Mushroom Chicken Risotto Recipe
Rich and sensual earthy risotto
Chicken Recipe Ingredients
serves (4) cook time (
) preperation (
- 5 to 6 c chicken stock
- 2 tbs butter
- ½ lb mushrooms, thinly sliced
- 3 boneless, skinless chicken breasts, diced
- salt & pepper
- 1 tbs vegetable oil
- ½ c onions, chopped
- 1 ½ c arborio rice
- ½ c dry white wine
- ½ c parmesan cheese, grated
- 2 tbs fresh parsley, chopped
Chicken Recipe Instructions
- Place the stock in a saucepan and bring it to a slow simmer.
- Add the butter to a large pan and cook off the mushrooms for about 5 minutes.
- Add the chicken to the pan, season well with salt and pepper and cook until the chicken is just cooked through.
- Remove the chicken mix from the pan.
- Add the oil and onions to the pan and cook the onions until translucent.
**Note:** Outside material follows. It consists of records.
template <bool kCheck, bool kSpec = false>
__global__ __launch_bounds__(kChainBlock) void strict_chain_kernel(const float4 *__restrict__ match,
                                                                  const uint32_t *__restrict__ pos_of,
                                                                  IcpState *__restrict__ state, StrictWork W,
                                                                  double *__restrict__ sums10, IcpKernelParams kp,
                                                                  int fuse_update) {
  __shared__ RecArray s_rec;
  __shared__ RecArray s_pre;
  __shared__ RecArray s_suf;
  __shared__ int16_t s_tail[kChainTiles];
  __shared__ int16_t s_head[kChainTiles];
  __shared__ int16_t s_auxlist[kChainTiles];
  __shared__ int16_t s_auxord[kChainTiles];
  __shared__ int32_t s_count[kChainSegs], s_auxcnt[kChainSegs];
  __shared__ uint32_t s_auxmask[kChainSegs][2];
  __shared__ int s_sufok[kChainSegs];
  __shared__ int s_pre_cnt[2];
  __shared__ int s_progress;
  __shared__ ChainMail s_mail[kChainSegs];
  __shared__ uint32_t s_tab[kTabSlots][kCand];
  __shared__ int s_tab_ord[kTabSlots];
  __shared__ float4 s_tile[kTile / 4];
  __shared__ unsigned long long s_np;
  __shared__ int s_np_ok;
  __shared__ uint32_t s_stat[8];
  __shared__ unsigned long long s_wk[8];
  __shared__ unsigned long long s_stat_ticks[2];
  const int done = state->done;
  const int row = (int)(blockIdx.x % (unsigned)W.nrows), my_chunk = (int)(blockIdx.x / (unsigned)W.nrows);
  const int lane = threadIdx.x & 63, wave = rfl((int)(threadIdx.x >> 6));
  const bool walker = wave == kWalker;
  const bool last_chunk = my_chunk == W.nchunks - 1;
  auto term_src = [&]() { return make_term_src(match, pos_of, state, W); };
  uint32_t s = W.start_bits ? (uint32_t)rfl((int)W.start_bits[row]) : f2u(0.0f);
  int ring_rc = 0;
  auto row_start = [&]() -> uint32_t {
    if (!W.ring || W.rank == 0) return W.start_bits ? (uint32_t)rfl((int)W.start_bits[row]) : f2u(0.0f);
    const RingLayout RL{W.world};
    uint32_t v = 0u;
    ring_rc = ring_wait(W, RL.start(row), v, kRingWalkTicks);
    if (ring_rc == 2 && lane == 0) ring_raise_abort(W, 0x100u | (uint32_t)row);
    return (uint32_t)rfl((int)v);
  };
  uint32_t n_run = 0, n_runfail = 0, n_recfail = 0, n_tab_nw = 0, n_tab_cross = 0;
  uint32_t n_mail = 0;
  asm volatile("" : "+v"(n_run), "+v"(n_runfail), "+v"(n_recfail), "+v"(n_tab_nw), "+v"(n_tab_cross), "+v"(n_mail));
  unsigned long long ticks_scan = 0, ticks_walk = 0;
  const long long t_enter = trace_clock(W);
  const unsigned long long c_enter = (W.selfcheck & 2) ? (unsigned long long)__builtin_readcyclecounter() : 0ull;
  {
    const int64_t chunk = (int64_t)my_chunk * kChainTiles;
    const long long t_a = stat_clock(W);
    if (threadIdx.x < kChainSegs) {
      s_sufok[threadIdx.x] = 0;
      s_mail[threadIdx.x].req = 0;
      s_mail[threadIdx.x].ack = 0;
    }
    if (threadIdx.x < kTabSlots) s_tab_ord[threadIdx.x] = 0;
    if (threadIdx.x == 0) {
      s_progress = 0;
      s_pre_cnt[0] = s_pre_cnt[1] = 0;
      s_np_ok = 0;
    }
    if (threadIdx.x < 8) s_wk[threadIdx.x] = 0ull;
    TileRec R;
    R.key = -2;
    R.in = R.out = 0u;
    R.cons = 0;
    R.s = summary_identity();
    bool head = true, tail = true, valid = false;
    {
      const int64_t tile = chunk + threadIdx.x;
      valid = tile < W.ntiles;
      if (valid) R = W.recs[row * W.ntiles + tile];
      if ((W.selfcheck & 2) && last_chunk && walker) {
        const unsigned long long tt = clock_after((uint32_t)R.key);
        if (lane == 0) s_wk[4] = tt;
      }
      rec_put(s_rec, threadIdx.x, R);
      const int32_t key_prev = lane_prev(R.key, R.key), key_next = lane_next(R.key, R.key);
      const int alone = stands_alone(R) ? 1 : 0, alone_prev = lane_prev(alone, 0), alone_next = lane_next(alone, 0);
      head = lane == 0 || R.key < 0 || R.key != key_prev || alone || alone_prev;
      tail = lane == 63 || R.key < 0 || R.key != key_next || alone || alone_next;
      const unsigned long long tails = __ballot(tail && valid);
      if (tail && valid) {
        const unsigned long long below = tails & ((1ull << lane) - 1ull);
        const int idx = wave * 64 + __popcll(below);
        s_tail[idx] = (int16_t)threadIdx.x;
        s_head[idx] = (int16_t)(wave * 64 + (below ? 64 - __builtin_clzll(below) : 0));
      }
      if (lane == 0) s_count[wave] = __popcll(tails);
      const unsigned long long aux = __ballot(valid && (R.cons >> 8) != 0);
      if (lane == 0) {
        s_auxcnt[wave] = __popcll(aux);
        s_auxmask[wave][0] = (uint32_t)aux;
        s_auxmask[wave][1] = (uint32_t)(aux >> 32);
      }
// ... 784 lines not shown
      return;
    }
    if (row == 0 && lane == 0) __hip_atomic_store(&sums10[S_PAIRS], (double)pairs, __ATOMIC_RELAXED, __HIP_MEMORY_SCOPE_AGENT);
  } else if (row == 0 && walker && lane == 0) {
    while (lds_get(&s_np_ok) == 0) __builtin_amdgcn_s_sleep(1);
    if (!W.hop_out) __hip_atomic_store(&sums10[S_PAIRS], (double)s_np, __ATOMIC_RELAXED, __HIP_MEMORY_SCOPE_AGENT);
  }
  if (walker) {
    unsigned ticket = 0u;
    if (lane == 0) {
      const int slot = row == 0 ? S_VALUE : (row <= 6 ? S_G0 + row - 1 : (row == 7 ? S_DIST_RMS : S_WEIGHT));
      if (W.hop_out) W.hop_out[row] = (double)s;
      else __hip_atomic_store(&sums10[slot], (double)u2f(s), __ATOMIC_RELAXED, __HIP_MEMORY_SCOPE_AGENT);
      if (W.hop_out) __threadfence();
      else asm volatile("s_waitcnt vmcnt(0)" ::: "memory");
      ticket = atomicAdd(W.done_rows, 1u);
    }
    ticket = (unsigned)rfl((int)ticket);
    if (ticket == (unsigned)W.nrows - 1u) {
      static_assert(kAuxShards == kLanes, "a shard's counter per lane");
      W.aux_count[lane * 32] = 0u;
      if (W.exchange)
        for (int64_t k = lane, n = (W.ntiles + 31) / 32, m = n + (n + 31) / 32; k < m; k += kLanes) W.tile_arrived[32 * k] = 0u;
      if (lane == 0) *W.done_rows = 0u;
      if (!W.hop_out && lane == 0) {
        double sums[S_COUNT];
        for (int k = 0; k < S_COUNT; k++) sums[k] = __hip_atomic_load(&sums10[k], __ATOMIC_RELAXED, __HIP_MEMORY_SCOPE_AGENT);
        const unsigned long long np = (unsigned long long)sums[S_PAIRS];
        if (W.nrows < kStrictRows) {
          sums[S_WEIGHT] = (double)(np < (1ull << 24) ? np : (1ull << 24));
          sums10[S_WEIGHT] = sums[S_WEIGHT];
        }
        const long long t_u0 = trace_clock(W);
        if (fuse_update) icp_update_step(state, sums, kp);
        if (W.selfcheck & 2) {
          __threadfence();
          W.stamps[kStrictRows * 16 + 14] = (unsigned long long)t_u0;
          W.stamps[kStrictRows * 16 + 15] = (unsigned long long)trace_clock(W);
        }
      }
    }
  }
}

- Add the rice to the pan and cook for about 2 minutes or until the rice starts becoming opaque.
- Pour the wine into the pan and stir continuously until the wine has been absorbed.
- Add ½ a cup of the broth and continue stirring frequently as the rice absorbs the broth.
- The rice should bubble gently, as you continue to add ½ a cup of the broth after the previous half cup has been absorbed.
- Continue this process for about 25 to 30 minutes until the rice is cooked.
- Stir in the cooked chicken mix, parmesan and parsley.
- Serve with a sprinkle of parmesan and your choice of sides.